Vos frères ont été scolarisés : l’un est gendarme et l’autre est enseignant. Pourquoi vous vous ne l’avez pas été ?
Justement, je suis la seule qui n’ai pas été à l’école dans la famille. Je vivais, plus jeune, avec ma grand-mère et comme tous les enfants je n’aimais pas aller à l’école. Elle m’a alors appuyée dans cette décision et finalement je n’ai pas fait d’études. C’est une chose que je regrette puisqu’aujourd’hui ma situation aurait été certainement différente si j’avais été à l’école. Il faut dire que c’est le destin.
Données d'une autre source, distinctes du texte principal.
int run(const dvq_pixelcnn_weights* w, const int64_t* label, const float* noise, const int64_t* forced, int64_t B,
        int64_t* codes, float* logits_out, int32_t* err_flag, void* ws, size_t ws_bytes, hipStream_t st, void* build = nullptr,
        const dvq_pixelcnn_ctl* ctl = nullptr, const BeamCall* beam = nullptr) {
    DVQ_PROPAGATE(check_weights(w));
    Plan pl;
    if (build) {
        pl = Plan{};
        pl.L = w->n_layers;
        pl.dim = w->dim;
        pl.tab = true;
        (void)carve_tables(pl, w, (char*)build);
    } else {
        DVQ_REQUIRE(B >= 0, "pixelcnn: negative batch");
        if (B == 0) return DVQ_OK;
        DVQ_REQUIRE(label && (beam || forced || (codes && (noise || (ctl && ctl->given)))), "pixelcnn: null input");
        DVQ_REQUIRE(ws && dvq_aligned16(ws), "pixelcnn: null/unaligned workspace");
        pl = make_plan(w, B, ws, beam ? beam->W : 0);
        if (ws_bytes < pl.bytes) {
            dvq_set_error("pixelcnn: workspace %zu < %zu bytes", ws_bytes, pl.bytes);
            return DVQ_EWORKSPACE;
        }
    }
    const int dim = w->dim, L = w->n_layers;
    const int kind = w->planes_kind;

    struct Act { const float* p; const int64_t* arow; };
    auto vertical_layer = [&](int r, int l, long M, const int64_t* lab, auto xv_of ,
                              auto out_of , auto pre_of ,
                              int mode, auto state_of ) -> int {
        const dvq_pixelcnn_layer& ly = w->layers_host[l];
// ... 227 lines not shown
            }
            return Act{pl.XH(level, pos), nullptr};
        };
        for (int r = 0; r < GRID; ++r) {
            cur_r = r;
            cur_pos = r * GRID;
            if (!(pl.tab && r == 0))
                for (int l = 0; l < L; ++l)
                    DVQ_PROPAGATE(vertical_layer(r, l, Bc, pl.lab, xv_b, [&](int c) { return pl.XV(l + 1, r * GRID + c); },
                                                 [&](int c) { return pl.HV(l, c); }, (pl.tab && r == 1 && !beam) ? 2 : 0,
                                                 [&](int c, int which) { return pl.SV(l, c, which); }));
            for (int c = 0; c < GRID; ++c) {
                const int pos = r * GRID + c;
                cur_pos = pos;
                const bool from_table = pl.tab && pos == 0;
                if (!from_table)
                    DVQ_PROPAGATE(horizontal_position(r, c, Bc, pl.lab, [&](int layer, int col) { return hv_b(layer, col, r); }, xh_b,
                                                      [&](int level) { return pl.XH(level, pos); }, pl.g, pl.hid, pl.lg,
                                                      (pl.tab && r == 0 && !beam) ? 2 : 0,
                                                      [&](int layer, int which) { return pl.SH(layer, c, which); }));
                if (beam) {
                    const dvq_pixelcnn_beam_trace* tr = beam->trace;
                    const size_t toff = ((size_t)pos * beam->S + s0) * beam->W;
                    {
                        DVQ_PROF("pixelcnn_beam_score", 0, (double)Bc * 2.0 * w->n_in * 4, st);
                        DVQ_LAUNCH(beam_score_kernel, dim3((unsigned)((Bc + 3) / 4)), dim3(256), 0, st, pl.lg, w->n_in, Bc, beam->W, pl.bscore,
                                   pl.blive, pl.bnan, tr && tr->logits ? tr->logits + toff * w->n_in : nullptr,
                                   from_table ? pl.lgc : nullptr, pl.lab);
                        DVQ_CHECK_LAUNCH("pixelcnn_beam_score");
                    }
// ... 4 lines not shown
                               tr && tr->token ? tr->token + toff : nullptr, tr && tr->score ? tr->score + toff : nullptr,
                               tr && tr->live ? tr->live + (size_t)pos * beam->S + s0 : nullptr);
                    acur ^= 1;
                } else if (ctl) {
                    DVQ_PROF("pixelcnn_draw", 0, (double)Bc * (2.0 * w->n_in + dim) * 4, st);
                    const dim3 grid((unsigned)((Bc + 3) / 4)), block(256);
                    const float* lgp = from_table ? pl.lgc : pl.lg;
                    const float* qp = noise ? noise + b0 * NPOS * w->n_in : nullptr;
                    const int64_t* gp = ctl->given ? ctl->given + b0 * NPOS : nullptr;
                    float* lo = logits_out ? logits_out + b0 * NPOS * w->n_in : nullptr;
                    float* pm = ctl->logp_model_out ? ctl->logp_model_out + b0 * NPOS : nullptr;
                    float* pd = ctl->logp_draw_out ? ctl->logp_draw_out + b0 * NPOS : nullptr;
                    const int64_t* lr = from_table ? pl.lab : nullptr;
                    if (w->n_in <= 512)
                        DVQ_LAUNCH(sample_ctl_kernel<true>, grid, block, 0, st, lgp, qp, pos, w->n_in, Bc, gp, codes + b0 * NPOS, w->tok_emb,
                                   dim, pl.XV(0, pos), lo, err_flag, lr, ctl->temperature, ctl->top_k, pm, pd);
                    else
                        DVQ_LAUNCH(sample_ctl_kernel<false>, grid, block, 0, st, lgp, qp, pos, w->n_in, Bc, gp, codes + b0 * NPOS, w->tok_emb,
                                   dim, pl.XV(0, pos), lo, err_flag, lr, ctl->temperature, ctl->top_k, pm, pd);
                } else {
                DVQ_PROF("pixelcnn_draw", 0, (double)Bc * (2.0 * w->n_in + dim) * 4, st);
                DVQ_LAUNCH(sample_kernel, dim3((unsigned)((Bc + 3) / 4)), dim3(256), 0, st, from_table ? pl.lgc : pl.lg,
                                   noise ? noise + b0 * NPOS * w->n_in : nullptr, pos, w->n_in, Bc,
                                   forced ? forced + b0 * NPOS : nullptr, codes ? codes + b0 * NPOS : nullptr, w->tok_emb, dim,
                                   pl.XV(0, pos), logits_out ? logits_out + b0 * NPOS * w->n_in : nullptr, err_flag,
                                   from_table ? pl.lab : nullptr);
                }
                DVQ_CHECK_LAUNCH("pixelcnn_sample_step");
            }
        }
        if (beam) {
            DVQ_LAUNCH(beam_finish_kernel, dim3((unsigned)((Bc + 255) / 256)), dim3(256), 0, st, pl.btok, pl.anc[acur], pl.chunk, Bc, beam->W,
                       pl.bscore, pl.blive, beam->codes + b0 * NPOS, beam->score + b0, beam->n_live + s0);
            DVQ_CHECK_LAUNCH("pixelcnn_beam_finish");
        }
    }
    return DVQ_OK;
}

}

Dans votre travail, il y a aussi parfois des risques comme le harcèlement. Vous n’y avez pas échappé à cette horreur..
Je ne veux pas parler de cette page sombre de ma vie. Surtout que je ne suis plus là-bas et je ne veux pas dénigrer cette famille. C’était chez une de mes patronnes à Dieuppeul où j’ai passé 6 ans. Ce qui s’est passé c’est qu’un jour après mon service, je prenais mon bain et j’ai vu un de ses fils me regarder à travers l’autre partie des toilettes. J’étais choquée sur le coup. Ça a fait bruit et la mère en a eu vent. Mais au lieu de régler la situation avec son fils, elle s’en est prise à moi. J’ai alors demandé à partir, à arrêter de travailler là-bas, mais le reste de la famille s’y opposait. Je leur ai alors dit que je ne veux pas être pas être responsable de la division de leur famille. Ils étaient une famille soudée avant que je ne vienne donc que je parte fera moins de dégâts. C’est là qu’ils ont accepté de me laisser partir après cette histoire gênante.